# [WHAT IS BEING ASKED]
If a line in the data contains "struct", copy it out.

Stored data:
----

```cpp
extern "C" int st_rnn_fused_loss_supported(const st_rnn_params* p) {
  return p && p->w_lin && p->b_lin && vocab_ce_supported(p->dtype, p->H) ? 1 : 0;
}
extern "C" size_t st_rnn_fused_loss_bytes(const st_rnn_params* p, const st_packed_seq* s) {
  if (!p || !s) return 0;
  return ((size_t)s->ntok * (2 + 2 * (size_t)vocab_ce_tiles(p->V))) * sizeof(float);
}
extern "C" int st_rnn_fused_loss(const st_rnn_params* p, const st_packed_seq* s, const void* workspace, size_t workspace_bytes,
                                 const long* targets, float* scratch, size_t scratch_bytes, float* loss_accum, void* stream) {
  if (check_common(p, s, "st_rnn_fused_loss")) return 1;
  ST_CHECK(workspace && targets && scratch && loss_accum, "st_rnn_fused_loss: null pointer");
  ST_CHECK(st_rnn_fused_loss_supported(p), "st_rnn_fused_loss: needs bf16, H = 512 and the vocabulary projection (use st_rnn_forward's logits + st_cross_entropy)");
  const Plan q = make_plan(p, s);
  ST_CHECK(workspace_bytes >= q.total && scratch_bytes >= st_rnn_fused_loss_bytes(p, s), "st_rnn_fused_loss: workspace / scratch too small");
  const char* ytop = reinterpret_cast<const char*>(workspace) + q.y + (size_t)(p->L - 1) * s->ntok * p->H * q.es;
  const int n = s->ntok;
  return vocab_ce_forward(ytop, p->w_lin, p->b_lin, targets, n, p->V, scratch + 2 * (size_t)n, scratch + n, scratch, loss_accum,
                          reinterpret_cast<hipStream_t>(stream));
}
extern "C" int st_rnn_fused_dlogits(const st_rnn_params* p, const st_packed_seq* s, const void* workspace, size_t workspace_bytes,
                                    const long* targets, const float* scratch, const float* grad_scale_dev, void* dlogits, int ldd, void* stream) {
  if (check_common(p, s, "st_rnn_fused_dlogits")) return 1;
  ST_CHECK(workspace && targets && scratch && dlogits, "st_rnn_fused_dlogits: null pointer");
  ST_CHECK(st_rnn_fused_loss_supported(p), "st_rnn_fused_dlogits: unsupported configuration");
  const Plan q = make_plan(p, s);
  ST_CHECK(workspace_bytes >= q.total, "st_rnn_fused_dlogits: workspace too small");
  const char* ytop = reinterpret_cast<const char*>(workspace) + q.y + (size_t)(p->L - 1) * s->ntok * p->H * q.es;
  return vocab_ce_dlogits(ytop, p->w_lin, p->b_lin, targets, scratch, s->ntok, p->V, dlogits, ldd, 1.0f, grad_scale_dev,
                          reinterpret_cast<hipStream_t>(stream));
}

extern "C" int st_rnn_backward(const st_rnn_params* p, const st_rnn_grads* g, const st_packed_seq* s,
                               const void* x0_override, const void* dlogits, int ldd, const float* dy_top_extra,
                               void* workspace, size_t workspace_bytes, float* dfeat, float* dx0_out, void* stream) {
  if (check_common(p, s, "st_rnn_backward")) return 1;
  ST_CHECK(g && workspace, "st_rnn_backward: null pointer");
  const Plan q = make_plan(p, s);
  ST_CHECK(workspace_bytes >= q.total, "st_rnn_backward: workspace too small (%zu < %zu)", workspace_bytes, q.total);
  hipStream_t st = reinterpret_cast<hipStream_t>(stream);
  char* ws = reinterpret_cast<char*>(workspace);
  const int dt = p->dtype, H = p->H, n = s->ntok, Np = q.Np, GH = q.GH;
  const size_t es = q.es;
  std::vector<int> off(s->T + 1, 0);
  for (int t = 0; t < s->T; ++t) off[t + 1] = off[t] + s->batch_sizes_host[t];
  const int L = p->L, T = s->T;
  auto dyl = [&](int l) { return reinterpret_cast<float*>(ws + q.dyl) + (size_t)l * n * H; };
  float* dy = dyl(L - 1);
  const char* ytop = ws + q.y + (size_t)(p->L - 1) * n * H * es;

  if (dlogits) {
    ST_CHECK(p->w_lin && g->w_lin && g->b_lin, "st_rnn_backward: vocabulary projection gradients requested without buffers");
    ST_CHECK(ldd >= up8(p->V) && ldd % 8 == 0 && ldd <= q.Vp, "st_rnn_backward: dlogits leading dimension %d must be a multiple of 8 in [%d, %d]",
             ldd, up8(p->V), q.Vp);
    if (st_transpose_colsum(dlogits, ws + q.tA, g->b_lin, dt, n, p->V, ldd, Np, stream)) return 1;
    if (st_transpose(ytop, ws + q.tB, dt, n, H, H, Np, stream)) return 1;
    if (gemm_nt(ws + q.tA, Np, ws + q.tB, Np, g->w_lin, H, p->V, H, Np, dt, ST_F32, nullptr, 1, stream)) return 1;
    if (st_transpose(p->w_lin, ws + q.wT, dt, p->V, H, H, ldd, stream)) return 1;
    const int bk = dt == ST_BF16 ? 64 : 32;
    const int split = (ldd % (8 * bk) == 0 && ldd >= 16 * bk) ? 8 : 0;
    if (gemm_nt(dlogits, ldd, ws + q.wT, ldd, dy, H, n, H, ldd, dt, ST_F32, nullptr, 0, stream, split)) return 1;
    if (dy_top_extra) { st_set_error("st_rnn_backward: dlogits and dy_top_extra are exclusive"); return 1; }
  } else {
    ST_CHECK(dy_top_extra, "st_rnn_backward: need dlogits or dy_top");
    if (hipMemcpyAsync(dy, dy_top_extra, (size_t)n * H * sizeof(float), hipMemcpyDeviceToDevice, st) != hipSuccess) {
      st_set_error("st_rnn_backward: copy failed"); return 1;
    }
  }

  const void* x0 = x0_override ? x0_override : ws + q.x0;
  const bool need_dx0 = dfeat || dx0_out || g->emb;
  float* dx0 = dx0_out ? dx0_out : reinterpret_cast<float*>(ws + q.dx0);
  const bool gru = p->cell == ST_CELL_GRU;
  auto dgxl = [&](int l) { return ws + q.dgx + (size_t)l * n * GH * es; };
  auto dghl = [&](int l) { return gru ? ws + q.dgh + (size_t)l * n * GH * es : dgxl(l); };
  auto dhcl = [&](int l) { return reinterpret_cast<float*>(ws + q.dhc) + (size_t)l * s->B * H; };
  auto dccl = [&](int l) { return reinterpret_cast<float*>(ws + q.dcc) + (size_t)l * s->B * H; };
  auto wThh = [&](int l) { return ws + q.wThh + (size_t)l * H * GH * es; };
  auto wTih = [&](int l) { return ws + q.wTih + (size_t)l * q.maxw * GH * es; };
  if (hipMemsetAsync(ws + q.dhc, 0, (size_t)L * s->B * H * sizeof(float), st) != hipSuccess ||
      hipMemsetAsync(ws + q.dcc, 0, (size_t)L * s->B * H * sizeof(float), st) != hipSuccess) { st_set_error("memset failed"); return 1; }
  {
    const void* wx[2][ST_MAX_LAYERS]; void* wy[2][ST_MAX_LAYERS];
    int ni = 0;
    for (int l = 0; l < L; ++l) {
      const int in = l == 0 ? p->in0 : H;
      wx[0][l] = p->w_hh[l]; wy[0][l] = wThh(l);
      if (!(l > 0 || need_dx0)) continue;
      if (in == H) { wx[1][ni] = p->w_ih[l]; wy[1][ni] = wTih(l); ++ni; }
      else if (st_transpose(p->w_ih[l], wTih(l), dt, GH, in, in, GH, stream)) return 1;
    }
    if (st_transpose_batch(wx[0], wy[0], nullptr, L, dt, GH, H, H, GH, nullptr, nullptr, stream)) return 1;
    if (ni && st_transpose_batch(wx[1], wy[1], nullptr, ni, dt, GH, H, H, GH, nullptr, nullptr, stream)) return 1;
  }
  for (int d = T + L - 2; d >= 0; --d) {
    RnnBwdCell gc[ST_MAX_LAYERS];
    RnnGemmArgs mc[2 * ST_MAX_LAYERS];
    int ng = 0, nm = 0;
    for (int l = d < T ? 0 : d - (T - 1); l <= d && l < L; ++l) {
      const int t = d - l;
      const int bt = s->batch_sizes_host[t];
      const int in = l == 0 ? p->in0 : H;
      char* yl = ws + q.y + (size_t)l * n * H * es;
      char* gl = ws + q.gates + (size_t)l * n * 4 * H * es;
      char* cl = ws + q.cst + (size_t)l * n * H * es;
      RnnBwdCell& c = gc[ng++];
      memset(&c, 0, sizeof(c));
      c.dy = dyl(l) + (size_t)off[t] * H; c.dhc = dhcl(l); c.dcc = dccl(l);
      c.cache = gl + (size_t)off[t] * 4 * H * es;
      c.hprev = t > 0 ? yl + (size_t)off[t - 1] * H * es : nullptr;
      c.cnew = cl + (size_t)off[t] * H * es;
      c.cprev = t > 0 ? cl + (size_t)off[t - 1] * H * es : nullptr;
      c.dgx = dgxl(l) + (size_t)off[t] * GH * es; c.dgh = dghl(l) + (size_t)off[t] * GH * es; c.Bt = bt;
      if (t > 0) {
        RnnGemmArgs& a = mc[nm++];
        memset(&a, 0, sizeof(a));
        a.A = dghl(l) + (size_t)off[t] * GH * es; a.W = wThh(l); a.M = bt; a.N = H; a.K = GH; a.lda = GH; a.ldw = GH;
        a.out_f32 = dhcl(l); a.ldo = H; a.accumulate = 1;
      }
      if (l > 0 || need_dx0) {
        RnnGemmArgs& a = mc[nm++];
        memset(&a, 0, sizeof(a));
        a.A = dgxl(l) + (size_t)off[t] * GH * es; a.W = wTih(l); a.M = bt; a.N = in; a.K = GH; a.lda = GH; a.ldw = GH;
        a.out_f32 = (l > 0 ? dyl(l - 1) + (size_t)off[t] * H : dx0 + (size_t)off[t] * in); a.ldo = in;
      }
    }
    if (rnn_bwd_gates_launch_batch(gc, ng, H, p->cell, dt, st)) return 1;
    if (rnn_gemm_launch_batch(mc, nm, dt, 0, 0, st)) return 1;
// ... 50 lines not shown
```

show-tell_amd/csrc/rnn_kernels.h:

```cpp
#pragma once
#include "common.h"

struct RnnGemmArgs {
  const void* A; const void* W; int M, N, K, lda, ldw, gstride;
  const void* A2; const void* W2; int K2, lda2, ldw2;
  float* out_f32; int ldo; int accumulate;
  const float* bias_h; const float* bias_x;
  const void* gx; int ldgx;
  const void* hprev; const void* cprev; int ldhp;
  void* hout; void* cout; int ldho;
  void* hout2; int ldho2;
  void* cache; int ldcache;
  unsigned long long* argmax_keys;
  const unsigned long long* x_keys; int x_V;
  long* ids_out; int ids_stride, ids_t;
};
constexpr int kCellRawOut = 1, kCellSplit = 2;

constexpr int kRnnBatch = 16;
struct RnnGemmBatch { RnnGemmArgs c[kRnnBatch]; };
static_assert(sizeof(RnnGemmBatch) <= 4000, "kernel-argument segment is 4 KiB");
struct RnnBwdCell {
  const float* dy; float* dhc; float* dcc; const void* cache; const void* hprev; const void* cnew; const void* cprev;
  void* dgx; void* dgh; int Bt;
};
struct RnnBwdBatch { RnnBwdCell c[kRnnBatch]; };

#ifdef __HIPCC__
__device__ __forceinline__ float st_sigm(float x) { return 1.0f / (1.0f + expf(-x)); }
__device__ __forceinline__ float st_gru_unit(float xr, float xz, float xn, float hr, float hz, float hn, float hprev, float& r, float& z, float& n) {
  r = st_sigm(xr + hr);
  z = st_sigm(xz + hz);
  n = tanhf(__builtin_fmaf(r, hn, xn));
  return __builtin_fmaf(z, hprev, (1.f - z) * n);
}
__device__ __forceinline__ float st_lstm_unit(float pi, float pf, float pg, float po, float cprev, float& ig, float& fg, float& gg, float& og, float& cn) {
  ig = st_sigm(pi); fg = st_sigm(pf); gg = tanhf(pg); og = st_sigm(po);
  cn = __builtin_fmaf(fg, cprev, ig * gg);
  return og * tanhf(cn);
}
#endif

size_t rnn_greedy_pipe_bytes(const st_rnn_params* p, int B, int steps);
int rnn_greedy_pipe(const st_rnn_params* p, const void* feat, int B, int steps, void* ws, size_t ws_bytes, long* ids_out, hipStream_t st);

int vocab_ce_supported(int dtype, int H);
int vocab_ce_tiles(int V);
int vocab_ce_forward(const void* y, const void* w, const float* bias, const long* target, int n, int V, float* partial, float* tgt,
                     float* lse, float* loss, hipStream_t st);
int vocab_ce_dlogits(const void* y, const void* w, const float* bias, const long* target, const float* lse, int n, int V,
                     void* dlogits, int ldd, float gscale, const float* gscale_dev, hipStream_t st);

int rnn_gemm_launch(const RnnGemmArgs& a, int dtype, int epi, int has_x, hipStream_t st);
int rnn_gemm_launch_batch(const RnnGemmArgs* cells, int ncells, int dtype, int epi, int has_x, hipStream_t st);
int rnn_bwd_gates_launch_batch(const RnnBwdCell* cells, int ncells, int H, int cell_kind, int dtype, hipStream_t st);
int pack_inputs_launch(const void* feat, const void* emb, const long* cap, int Tcap, const int* rows_b, const int* rows_t,
                       void* x0, long* target, int ntok, int E, int V, int mode, int dtype, hipStream_t st);
int embedding_bwd_launch(const float* dx0, const long* cap, int Tcap, const int* rows_b, const int* rows_t,
                         float* dfeat, float* demb, int ntok, int E, int V, int mode, hipStream_t st);
int gather_hprev_launch(const void* y, const int* rows_t, const int* prev_row, void* hp, int ntok, int H, int dtype, hipStream_t st,
                        const void* h0 = nullptr, const int* rows_b = nullptr);
int gru_bwd_gates_launch(const float* dy, float* dhc, const void* cache, const void* hprev, void* dgx, void* dgh,
                         int Bt, int H, int dtype, hipStream_t st);
int lstm_bwd_gates_launch(const float* dy, float* dhc, float* dcc, const void* cache, const void* cnew, const void* cprev,
                          void* dg, int Bt, int H, int dtype, hipStream_t st);
int colsum_launch(const void* x, float* out, int rows, int cols, int ldx, int dtype, hipStream_t st);
```

show-tell_amd/csrc/rnn_kernels.hip:

```cpp
#include "common.h"
#include "rnn_kernels.h"
#include <string.h>

namespace {

template <typename T> struct Mfma;
template <> struct Mfma<bf16_t> {
  static constexpr int EPC = 8;
  static __device__ __forceinline__ void run(const u32x4& a, const u32x4& b, f32x4& c) {
    c = __builtin_amdgcn_mfma_f32_16x16x32_bf16(*reinterpret_cast<const bf16x8*>(&a),
                                                *reinterpret_cast<const bf16x8*>(&b), c, 0, 0, 0);
  }
};
template <> struct Mfma<float> {
  static constexpr int EPC = 4;
  static __device__ __forceinline__ void run(const u32x4& a, const u32x4& b, f32x4& c) {
#pragma unroll
    for (int e = 0; e < 4; ++e)
      c = __builtin_amdgcn_mfma_f32_16x16x4f32(__uint_as_float(a[e]), __uint_as_float(b[e]), c, 0, 0, 0);
  }
};

template <typename T> __device__ __forceinline__ void load4(const T* p, float* v);
template <> __device__ __forceinline__ void load4<float>(const float* p, float* v) {
  const f32x4 t = *reinterpret_cast<const f32x4*>(p);
  v[0] = t[0]; v[1] = t[1]; v[2] = t[2]; v[3] = t[3];
}
template <> __device__ __forceinline__ void load4<bf16_t>(const bf16_t* p, float* v) {
  const u32x2 t = *reinterpret_cast<const u32x2*>(p);
  v[0] = __uint_as_float(t[0] << 16); v[1] = __uint_as_float(t[0] & 0xffff0000u);
  v[2] = __uint_as_float(t[1] << 16); v[3] = __uint_as_float(t[1] & 0xffff0000u);
}
template <typename T> __device__ __forceinline__ void store4(T* p, const float* v);
template <> __device__ __forceinline__ void store4<float>(float* p, const float* v) {
  *reinterpret_cast<f32x4*>(p) = f32x4{v[0], v[1], v[2], v[3]};
}
template <> __device__ __forceinline__ void store4<bf16_t>(bf16_t* p, const float* v) {
  *reinterpret_cast<u32x2*>(p) = u32x2{pack_bf16x2(v[0], v[1]), pack_bf16x2(v[2], v[3])};
}
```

----

# [SOLUTION]
struct RnnGemmArgs {
struct RnnGemmBatch { RnnGemmArgs c[kRnnBatch]; };
struct RnnBwdCell {
struct RnnBwdBatch { RnnBwdCell c[kRnnBatch]; };
template <typename T> struct Mfma;
template <> struct Mfma<bf16_t> {
template <> struct Mfma<float> {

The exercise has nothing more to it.